START RECORDS FOR THE EXERCISE

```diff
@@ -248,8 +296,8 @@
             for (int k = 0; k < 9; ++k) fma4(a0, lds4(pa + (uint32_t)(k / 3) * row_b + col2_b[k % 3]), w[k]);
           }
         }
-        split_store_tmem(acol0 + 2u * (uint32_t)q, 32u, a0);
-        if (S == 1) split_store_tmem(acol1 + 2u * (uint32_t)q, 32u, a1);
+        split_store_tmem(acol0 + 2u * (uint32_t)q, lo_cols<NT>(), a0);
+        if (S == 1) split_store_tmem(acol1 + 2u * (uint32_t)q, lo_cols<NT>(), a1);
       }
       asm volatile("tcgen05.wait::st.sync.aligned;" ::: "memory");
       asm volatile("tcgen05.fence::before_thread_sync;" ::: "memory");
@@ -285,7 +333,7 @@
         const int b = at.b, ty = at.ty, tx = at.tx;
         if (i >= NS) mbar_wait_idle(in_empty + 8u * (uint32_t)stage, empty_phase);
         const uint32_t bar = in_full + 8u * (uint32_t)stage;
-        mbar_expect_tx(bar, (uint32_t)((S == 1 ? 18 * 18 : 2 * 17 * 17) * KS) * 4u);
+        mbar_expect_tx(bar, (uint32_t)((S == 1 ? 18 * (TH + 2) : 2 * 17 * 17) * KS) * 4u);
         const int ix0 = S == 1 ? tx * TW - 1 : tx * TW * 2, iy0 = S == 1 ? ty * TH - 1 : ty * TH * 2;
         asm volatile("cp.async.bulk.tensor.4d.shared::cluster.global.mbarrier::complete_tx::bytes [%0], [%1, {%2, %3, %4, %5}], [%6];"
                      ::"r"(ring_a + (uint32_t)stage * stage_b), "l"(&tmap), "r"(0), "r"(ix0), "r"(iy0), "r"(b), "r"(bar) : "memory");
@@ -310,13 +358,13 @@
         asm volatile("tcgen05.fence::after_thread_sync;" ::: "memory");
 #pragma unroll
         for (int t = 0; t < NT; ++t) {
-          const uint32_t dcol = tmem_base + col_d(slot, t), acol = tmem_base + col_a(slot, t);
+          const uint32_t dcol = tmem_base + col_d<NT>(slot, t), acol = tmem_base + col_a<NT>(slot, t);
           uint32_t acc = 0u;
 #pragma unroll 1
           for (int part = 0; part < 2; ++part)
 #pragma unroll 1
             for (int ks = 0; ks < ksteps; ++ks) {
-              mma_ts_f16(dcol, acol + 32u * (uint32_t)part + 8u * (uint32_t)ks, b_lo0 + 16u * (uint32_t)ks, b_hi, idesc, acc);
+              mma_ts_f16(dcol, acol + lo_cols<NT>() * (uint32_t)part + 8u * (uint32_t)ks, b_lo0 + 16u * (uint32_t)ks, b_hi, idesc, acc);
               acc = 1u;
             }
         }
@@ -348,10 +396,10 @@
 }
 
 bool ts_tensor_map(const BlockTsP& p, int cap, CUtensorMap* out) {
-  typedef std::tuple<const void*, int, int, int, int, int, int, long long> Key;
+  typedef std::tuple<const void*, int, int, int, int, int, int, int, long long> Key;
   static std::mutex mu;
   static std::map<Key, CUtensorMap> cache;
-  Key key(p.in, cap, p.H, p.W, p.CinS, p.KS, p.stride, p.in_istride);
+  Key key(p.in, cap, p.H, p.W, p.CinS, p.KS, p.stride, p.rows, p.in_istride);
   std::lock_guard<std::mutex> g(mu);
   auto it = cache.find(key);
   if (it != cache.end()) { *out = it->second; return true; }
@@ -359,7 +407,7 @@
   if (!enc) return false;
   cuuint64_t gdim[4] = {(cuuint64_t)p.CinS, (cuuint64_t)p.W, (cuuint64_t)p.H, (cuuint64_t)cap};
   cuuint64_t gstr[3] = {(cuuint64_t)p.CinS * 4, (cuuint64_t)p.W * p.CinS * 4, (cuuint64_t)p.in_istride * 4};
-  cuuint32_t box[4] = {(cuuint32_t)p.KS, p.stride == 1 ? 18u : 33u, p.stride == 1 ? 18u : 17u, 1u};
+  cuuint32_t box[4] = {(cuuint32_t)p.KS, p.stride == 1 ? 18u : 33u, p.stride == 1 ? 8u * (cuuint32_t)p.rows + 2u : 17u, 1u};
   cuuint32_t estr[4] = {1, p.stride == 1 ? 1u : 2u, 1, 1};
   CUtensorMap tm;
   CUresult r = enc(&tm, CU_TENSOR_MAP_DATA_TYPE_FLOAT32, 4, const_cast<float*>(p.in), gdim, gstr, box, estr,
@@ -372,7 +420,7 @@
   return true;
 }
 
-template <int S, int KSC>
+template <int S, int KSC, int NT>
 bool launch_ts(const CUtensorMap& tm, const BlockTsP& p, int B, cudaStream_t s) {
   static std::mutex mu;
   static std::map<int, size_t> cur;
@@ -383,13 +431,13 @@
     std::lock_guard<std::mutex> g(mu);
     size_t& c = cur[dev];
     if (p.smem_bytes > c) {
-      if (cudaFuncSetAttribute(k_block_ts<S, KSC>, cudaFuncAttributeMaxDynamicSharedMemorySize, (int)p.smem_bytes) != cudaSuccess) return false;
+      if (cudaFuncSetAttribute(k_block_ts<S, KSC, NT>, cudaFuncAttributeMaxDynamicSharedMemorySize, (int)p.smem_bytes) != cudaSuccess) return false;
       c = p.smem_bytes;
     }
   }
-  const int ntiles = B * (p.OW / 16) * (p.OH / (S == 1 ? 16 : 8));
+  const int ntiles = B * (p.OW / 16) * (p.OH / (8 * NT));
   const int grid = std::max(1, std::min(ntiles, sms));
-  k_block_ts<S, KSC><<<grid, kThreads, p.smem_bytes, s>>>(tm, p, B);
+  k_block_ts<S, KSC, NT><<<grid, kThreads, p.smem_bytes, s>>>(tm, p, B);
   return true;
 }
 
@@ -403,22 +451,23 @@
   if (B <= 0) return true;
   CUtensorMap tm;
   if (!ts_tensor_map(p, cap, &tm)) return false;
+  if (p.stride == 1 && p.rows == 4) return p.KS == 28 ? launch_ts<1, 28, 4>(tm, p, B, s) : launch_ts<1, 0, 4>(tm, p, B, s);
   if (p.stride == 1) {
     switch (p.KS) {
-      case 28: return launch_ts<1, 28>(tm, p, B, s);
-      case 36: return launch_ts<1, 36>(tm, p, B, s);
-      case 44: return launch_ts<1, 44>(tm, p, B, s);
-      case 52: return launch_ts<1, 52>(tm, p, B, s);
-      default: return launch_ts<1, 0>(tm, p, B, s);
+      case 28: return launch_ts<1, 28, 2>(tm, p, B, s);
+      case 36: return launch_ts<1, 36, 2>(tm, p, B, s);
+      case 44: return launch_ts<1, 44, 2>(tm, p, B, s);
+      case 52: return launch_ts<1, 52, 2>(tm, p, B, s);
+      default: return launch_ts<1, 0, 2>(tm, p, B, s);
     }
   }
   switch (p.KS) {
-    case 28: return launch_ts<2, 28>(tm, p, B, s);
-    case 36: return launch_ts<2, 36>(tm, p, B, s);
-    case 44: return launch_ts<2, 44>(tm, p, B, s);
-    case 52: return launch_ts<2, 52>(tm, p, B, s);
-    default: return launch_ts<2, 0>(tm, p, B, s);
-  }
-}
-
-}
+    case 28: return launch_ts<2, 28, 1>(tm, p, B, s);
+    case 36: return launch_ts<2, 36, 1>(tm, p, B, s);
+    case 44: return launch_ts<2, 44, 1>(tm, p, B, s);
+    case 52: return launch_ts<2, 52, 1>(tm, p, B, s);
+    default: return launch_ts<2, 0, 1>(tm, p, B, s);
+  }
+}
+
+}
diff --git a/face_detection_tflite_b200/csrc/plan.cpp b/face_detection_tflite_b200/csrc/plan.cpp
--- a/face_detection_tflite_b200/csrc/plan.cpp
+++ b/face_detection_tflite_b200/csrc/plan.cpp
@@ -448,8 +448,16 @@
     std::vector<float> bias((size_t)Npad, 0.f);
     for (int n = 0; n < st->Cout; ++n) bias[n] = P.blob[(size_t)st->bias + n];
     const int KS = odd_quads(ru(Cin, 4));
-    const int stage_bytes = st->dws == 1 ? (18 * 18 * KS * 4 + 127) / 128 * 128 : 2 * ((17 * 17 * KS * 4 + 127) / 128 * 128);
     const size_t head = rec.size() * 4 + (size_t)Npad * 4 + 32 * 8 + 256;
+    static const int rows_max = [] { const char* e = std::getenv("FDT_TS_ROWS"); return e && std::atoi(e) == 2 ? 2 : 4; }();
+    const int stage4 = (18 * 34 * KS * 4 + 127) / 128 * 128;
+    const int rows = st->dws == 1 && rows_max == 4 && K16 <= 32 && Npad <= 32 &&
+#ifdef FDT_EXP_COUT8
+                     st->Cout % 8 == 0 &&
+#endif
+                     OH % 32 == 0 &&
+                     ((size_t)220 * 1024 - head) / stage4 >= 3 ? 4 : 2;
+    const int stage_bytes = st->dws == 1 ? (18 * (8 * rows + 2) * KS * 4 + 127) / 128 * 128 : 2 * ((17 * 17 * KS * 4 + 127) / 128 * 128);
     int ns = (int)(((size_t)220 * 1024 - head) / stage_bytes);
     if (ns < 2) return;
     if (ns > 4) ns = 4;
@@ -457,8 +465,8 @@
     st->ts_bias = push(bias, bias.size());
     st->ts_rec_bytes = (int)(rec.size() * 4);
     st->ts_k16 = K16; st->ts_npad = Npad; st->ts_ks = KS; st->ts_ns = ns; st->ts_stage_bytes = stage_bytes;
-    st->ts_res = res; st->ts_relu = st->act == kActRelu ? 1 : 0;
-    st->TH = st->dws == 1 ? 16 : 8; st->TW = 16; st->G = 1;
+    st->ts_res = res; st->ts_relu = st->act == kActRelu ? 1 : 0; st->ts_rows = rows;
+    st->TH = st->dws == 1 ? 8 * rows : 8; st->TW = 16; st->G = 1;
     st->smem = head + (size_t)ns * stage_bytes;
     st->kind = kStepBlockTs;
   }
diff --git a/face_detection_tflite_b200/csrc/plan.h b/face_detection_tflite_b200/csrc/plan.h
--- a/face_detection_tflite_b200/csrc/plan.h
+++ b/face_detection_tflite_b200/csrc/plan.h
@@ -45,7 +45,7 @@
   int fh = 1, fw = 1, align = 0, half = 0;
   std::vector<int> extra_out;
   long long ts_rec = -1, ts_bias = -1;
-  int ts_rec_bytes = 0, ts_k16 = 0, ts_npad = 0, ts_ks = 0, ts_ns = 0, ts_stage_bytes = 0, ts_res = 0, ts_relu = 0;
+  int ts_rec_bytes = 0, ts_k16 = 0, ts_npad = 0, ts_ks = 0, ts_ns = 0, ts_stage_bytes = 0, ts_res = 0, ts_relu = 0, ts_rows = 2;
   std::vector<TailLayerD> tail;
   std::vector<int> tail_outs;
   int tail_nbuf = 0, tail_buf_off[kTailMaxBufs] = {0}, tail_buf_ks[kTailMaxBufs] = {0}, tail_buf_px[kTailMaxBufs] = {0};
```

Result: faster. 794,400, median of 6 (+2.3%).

END RECORDS FOR THE EXERCISE

From the entries, give the number of lines where the string "grid" is found, and nothing else.

THE COMPLETED TASK — 3